Yup....   Most Micro 4 3 shooters do not expect it to be a replacement to a DSLR system (that may change) but more as a compliment.    Not only are the cameras smaller but so are the lenses.  For many, the enjoyment of photography starts from the moment they bag is loaded with equipment.... large, uncomfortable, heavy, bulky, systems that do not fit a person's lifestyle simply doesn't contribute to the enjoyment of the hobby.    I simply enjoy shooting more with smaller cameras with high quality lenses than I did with a case full of high end Canon glass that weighed me down.   

Next time I carry that much weight... I'd better be paid for it.

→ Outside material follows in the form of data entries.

template <int D, int E = 0>
struct JointSweep {
  typedef JointLayout<D> L;
  static_assert(E == 0 || E == 2, "extra rows come as one pair");
  static constexpr int R = 2 * D + E + 2;
  static constexpr int kMt = D + E / 2;
  static constexpr int kTile = TileCfg<D>::kSamples;
  static constexpr int kChunks = kTile * R / 2;
  static constexpr int kChunksPerLane = (kChunks + 63) / 64;
#ifdef TPAMD_DIAG
  long long diag[32];
  mutable long long diagx[kDiagExt];
#endif
  int N, lane;
  double ds, two_ds;
  double *sd2;
  double *tiles;
  const uint8_t *typel;
  double *sdd_g;
  const double *m_g;
  const double *rec;
  int tag0, tag1;
  double *qd_g, *qdd_g;
  const double *aml;
  uint32_t *dirty;
  int end_idx;
  double lim;
  double chk_hi[L::RPL];
  double vel_hi;
  double vel_lo;
  int vel_mode;
  double ex_hi[E ? E : 1];
  int own_off;
  int chk_off[L::RPL];
  int vel_off;
  double row_lo, row_hi;
  double v_lim[L::CPL];
  int v_off[L::CPL];
  double vv_hi[L::VPL];
  double va_hi[L::VPL];
  int vv_off[L::VPL];

  struct Rows {
    f64x2 own;
    f64x2 chk[L::RPL];
    f64x2 vel;
  };

  static __device__ __forceinline__ void wave_lds_sync() {
    __builtin_amdgcn_fence(__ATOMIC_ACQ_REL, "wavefront");
    __builtin_amdgcn_wave_barrier();
  }

  struct Prefetch {
    RegPack<kChunksPerLane> r;
    double m;
    int tag;
  };
  __device__ __forceinline__ void issue_tile_loads(int t, Prefetch &pf) const {
    const f64x2 *src = reinterpret_cast<const f64x2 *>(rec + (size_t)t * kTile * R);
    pf.r.template load<kChunks>(src, lane);
    pf.m = m_g[min(t * kTile + (lane & (kTile - 1)), N - 1)];
    pf.tag = t;
  }
  __device__ __forceinline__ void store_tile(int slot, const Prefetch &pf) const {
    f64x2 *dst = reinterpret_cast<f64x2 *>(tiles + (size_t)slot * kTile * R);
    pf.r.template store<kChunks>(dst, lane);
    wave_lds_sync();
    if (lane < kTile) {
      const int i = min(pf.tag * kTile + lane, N - 1);
      f64x2 mt;
      mt.x = pf.m;
      mt.y = __longlong_as_double((long long)typel[i]);
      dst[(size_t)lane * (R / 2) + kMt] = mt;
    }
    wave_lds_sync();
  }
  __device__ __forceinline__ void fill_tile(int t, int dir, Prefetch &pf) {
    TPAMD_T0(tf_);
    TPAMD_CNT(27);
    if (pf.tag != t) issue_tile_loads(t, pf);
    wave_lds_sync();
    store_tile(t & 1, pf);
    if (t & 1) tag1 = t; else tag0 = t;
    const int tn = t + dir;
    pf.tag = -1;
    if (tn >= 0 && tn * kTile < N) issue_tile_loads(tn, pf);
    TPAMD_ACC(28, tf_);
  }
  __device__ __forceinline__ void ensure_tile(int idx, int dir, Prefetch &pf) {
    const int t = idx / kTile;
    const int tag = (t & 1) ? tag1 : tag0;
    if (tag != t) fill_tile(t, dir, pf);
  }
  __device__ __forceinline__ const f64x2 *record(int idx) const {
    return reinterpret_cast<const f64x2 *>(tiles) + (size_t)(idx & (2 * kTile - 1)) * (R / 2);
  }
  __device__ __forceinline__ void load_rows(int idx, Rows &r) const {
    const f64x2 *p = record(idx);
    r.own = p[own_off];
#pragma unroll
    for (int k = 0; k < L::RPL; k++) r.chk[k] = p[chk_off[k]];
    r.vel = p[vel_off];
  }
  __device__ __forceinline__ void load_mt(int idx, double &m, int &t) const {
    const f64x2 v = record(idx)[kMt];
    m = v.x;
    t = __double2loint(v.y);
  }

  __device__ __forceinline__ void put_sd2(int i, double v) {
    if (lane == 0) sd2[i] = v;
    __builtin_amdgcn_wave_barrier();
  }
  __device__ __forceinline__ void put_sdd(int i, double v) {
    if (lane == 0) sdd_g[i] = v;
  }

  __device__ __forceinline__ bool emitting() const { return qd_g != nullptr || qdd_g != nullptr; }
  template <bool QD, bool QDD>
  __device__ __forceinline__ void emit_pair(size_t o, f64x2 pr, double v, double a, double amx) const {
    if (QD) qd_g[o] = pr.x * v;
    if (QDD) {
      const double v2 = v * v;
      double acc = pr.x * a + pr.y * v2;
      if (acc < -amx) acc = -amx;
      if (acc > amx) acc = amx;
      qdd_g[o] = acc;
    }
  }
  __device__ __forceinline__ void emit_value(int i, int d, f64x2 pr, double v, double a,
                                             double amx) const {
    const size_t o = (size_t)i * D + d;
    if (qd_g) emit_pair<true, false>(o, pr, v, a, amx);
    if (qdd_g) emit_pair<false, true>(o, pr, v, a, amx);
  }
  __device__ __forceinline__ int emit_range(int lo, int hi, int wv, int nwv, const int *stop = nullptr,
                                            int stop_value = 0) const {
    if (qd_g != nullptr && qdd_g != nullptr) return emit_trips<true, true>(lo, hi, wv, nwv, stop, stop_value);
// ... 298 lines not shown
      } else {
        if (idx < N - 1) sddtmp = sd2[idx + 1] / ds; else sddtmp = 0.0;
      }
    }
    TPAMD_PAIR_WAIT();
    put_sd2(nidx, sd2tmp);
    put_sdd(idx, sddtmp);
    if (!more) end_idx = nidx;
    TPAMD_PAIR_SIGNAL();
    if (!more) return FWD ? N - 1 : 0;
    c.idx = nidx;
    c.cur = sd2tmp;
    c.m_i = m_n;
    c.t_i = c.t_n;
    c.m_n = uniform_f64(m_nn);
    c.t_n = uniform_i32(t_nn);
    c.nxt = uniform_f64(nxt_nn);
    return kContinue;
#undef TPAMD_PAIR_SIGNAL
#undef TPAMD_PAIR_WAIT
  }

  template <bool FWD>
  __device__ __forceinline__ int follow_boundary(Carry &c) {
    constexpr int dir = FWD ? 1 : -1;
    const int j = c.idx + dir * lane;
    const bool in_loop = FWD ? (j < N - 2) : (j > 1);
    bool elig = false;
    double m_jn = 0.0, m_j = 0.0;
    const int jn = j + dir;
    const int tj = max(j, 0) / kTile, tjn = max(jn, 0) / kTile;
    const bool resident = (tj == tag0 || tj == tag1) && (tjn == tag0 || tjn == tag1);
    if (in_loop && j >= 0 && j < N && resident) {
      const f64x2 mt_j = record(j)[kMt], mt_n = record(jn)[kMt];
      m_j = mt_j.x;
      m_jn = mt_n.x;
      const double nxt = sd2[jn];
      elig = (__double2loint(mt_j.y) & kBndTrajectory) && (__double2loint(mt_n.y) & kBndTrajectory) &&
             !(!isnan(nxt) && (nxt < m_jn)) && !(m_jn < 0);
    }
    const unsigned long long mask = __ballot(elig);
    const int L = (~mask == 0ull) ? 64 : (__ffsll((long long)~mask) - 1);
    if (L == 0) return 0;
    const double cur_k = (lane == 0) ? c.cur : m_j;
    const double sddv = FWD ? 0.5 * (m_jn - cur_k) / ds : 0.5 * (cur_k - m_jn) / ds;
    if (lane < L) {
      sd2[j + dir] = m_jn;
      sdd_g[j] = sddv;
    }
    wave_lds_sync();
    c.idx += dir * L;
    c.cur = readlane_f64(m_jn, L - 1);
    return L;
  }

  template <bool FWD>
  __device__ __forceinline__ int follow_chain(Carry &c, Prefetch &pf, int &next_win, bool &curve) {
    constexpr int dir = FWD ? 1 : -1;
    constexpr int K = L::kChain;
    next_win = -1;
    curve = false;
    const int wl = c.win;
    const int r = (wl / L::PARTS) >> 1;
    const double alim = readlane_f64(lim, wl);
    const int j0 = c.idx;
    int jl = j0 + dir * K;
    jl = FWD ? min(jl, N - 1) : max(jl, 0);
    ensure_tile(j0, dir, pf);
    ensure_tile(jl, dir, pf);
    constexpr int G = L::GRP;
    const int k = lane / G;
    int j = j0 + dir * k;
    const bool in_loop = FWD ? (j < N - 2) : (j > 1);
    j = min(max(j, 0), N - 1);
    const int jn = min(max(j + dir, 0), N - 1);
    const f64x2 arow = record(j)[r];
    const double hi_r = readlane_f64(row_hi, r);
    ChainOperands ops;
    load_chain_operands(j, ops);
    const f64x2 mt_j = record(j)[kMt], mt_n = record(jn)[kMt];
    const double nxt = sd2[jn];
    double y = __builtin_amdgcn_rcp(arow.x);
    {
      double e = __builtin_fma(-arow.x, y, 1.0);
      y = __builtin_fma(y, e, y);
      e = __builtin_fma(-arow.x, y, 1.0);
      y = __builtin_fma(y, e, y);
    }
    static_assert(G == 4 && K == 16, "the lane pipeline below assumes four lanes per step and 16-lane DPP rows");
    double x = c.cur, y_out = 0.0;
#pragma unroll
    for (int s = 0; s < K; s++) {
      const double n = alim - arow.y * x;
      const double q0 = n * y;
      const double rem = __builtin_fma(-arow.x, q0, n);
      const double q = __builtin_fma(rem, y, q0);
      y_out = FWD ? x + two_ds * q : x - two_ds * q;
      if (s + 1 < K) {
        int lo = __double2loint(x), hi = __double2hiint(x);
        const int ylo = __double2loint(y_out), yhi = __double2hiint(y_out);
        lo = __builtin_amdgcn_update_dpp(lo, ylo, 0x114, 0xf, 0xf, false);
        hi = __builtin_amdgcn_update_dpp(hi, yhi, 0x114, 0xf, 0xf, false);
        if ((s & 3) == 3) {
          lo = __builtin_amdgcn_update_dpp(lo, ylo, 0x142, 0xe, 0x1, false);
          hi = __builtin_amdgcn_update_dpp(hi, yhi, 0x142, 0xe, 0x1, false);
        }
        x = __hiloint2double(hi, lo);
      }
    }
    const double my_cur = x;
    const double my_sdd = (alim - arow.y * my_cur) / arow.x;
    const double my_new = FWD ? my_cur + two_ds * my_sdd : my_cur - two_ds * my_sdd;
    const double chain_next = y_out;
// ... 258 lines not shown
#endif
};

I can post photos to give you an idea of size but I'm currently at work.


----------



## kundalini

usayit said:


> I can post photos to give you an idea of size but I'm currently at work.


Not trying to steal your thunder usayit, but here's a couple of size comparisons I've taken.

E-P3 with 14-42mm kit lens versus D700 with 24-70mm.






E-P3 with 40-150mm versus D700 with 70-200mm









Front View


----------



## Village Idiot

It's like having a point and shoot with near DSLR quality and the ability to change lenses. I was looking at the Canon GX(X) series for the longest time but always felt I'd be limited by it having a dedicated lens. The Oly PEN let me have a small camera with relatively good image quality (not as good as my FF Canon camera, but still very good) that's small and has high quality lenses. I ride my motorcycle a lot and a PEN with two lenses fits much better than a 5D MKII with two lenses.


----------



## Village Idiot

This is from my trip to Ocean City for the classic car show. This was shot with an Olympus E-P3 using a Lumix 20 f/1.7 lens.


----------



## Village Idiot

And Amazon will finally be shipping my OM-D today.


----------



## Village Idiot

Not ver interesting, but it's from the OM-D 





I think I'm going to do an upcoming portfolio shoot with it.


----------



## Solarflare

From the tests I've seen, the only EVIL camera that can actually compete with DSLRs when it comes to speed is the Sony Alpha Nex 7 - and that one is MORE expensive than the DSLR I actually bought ! 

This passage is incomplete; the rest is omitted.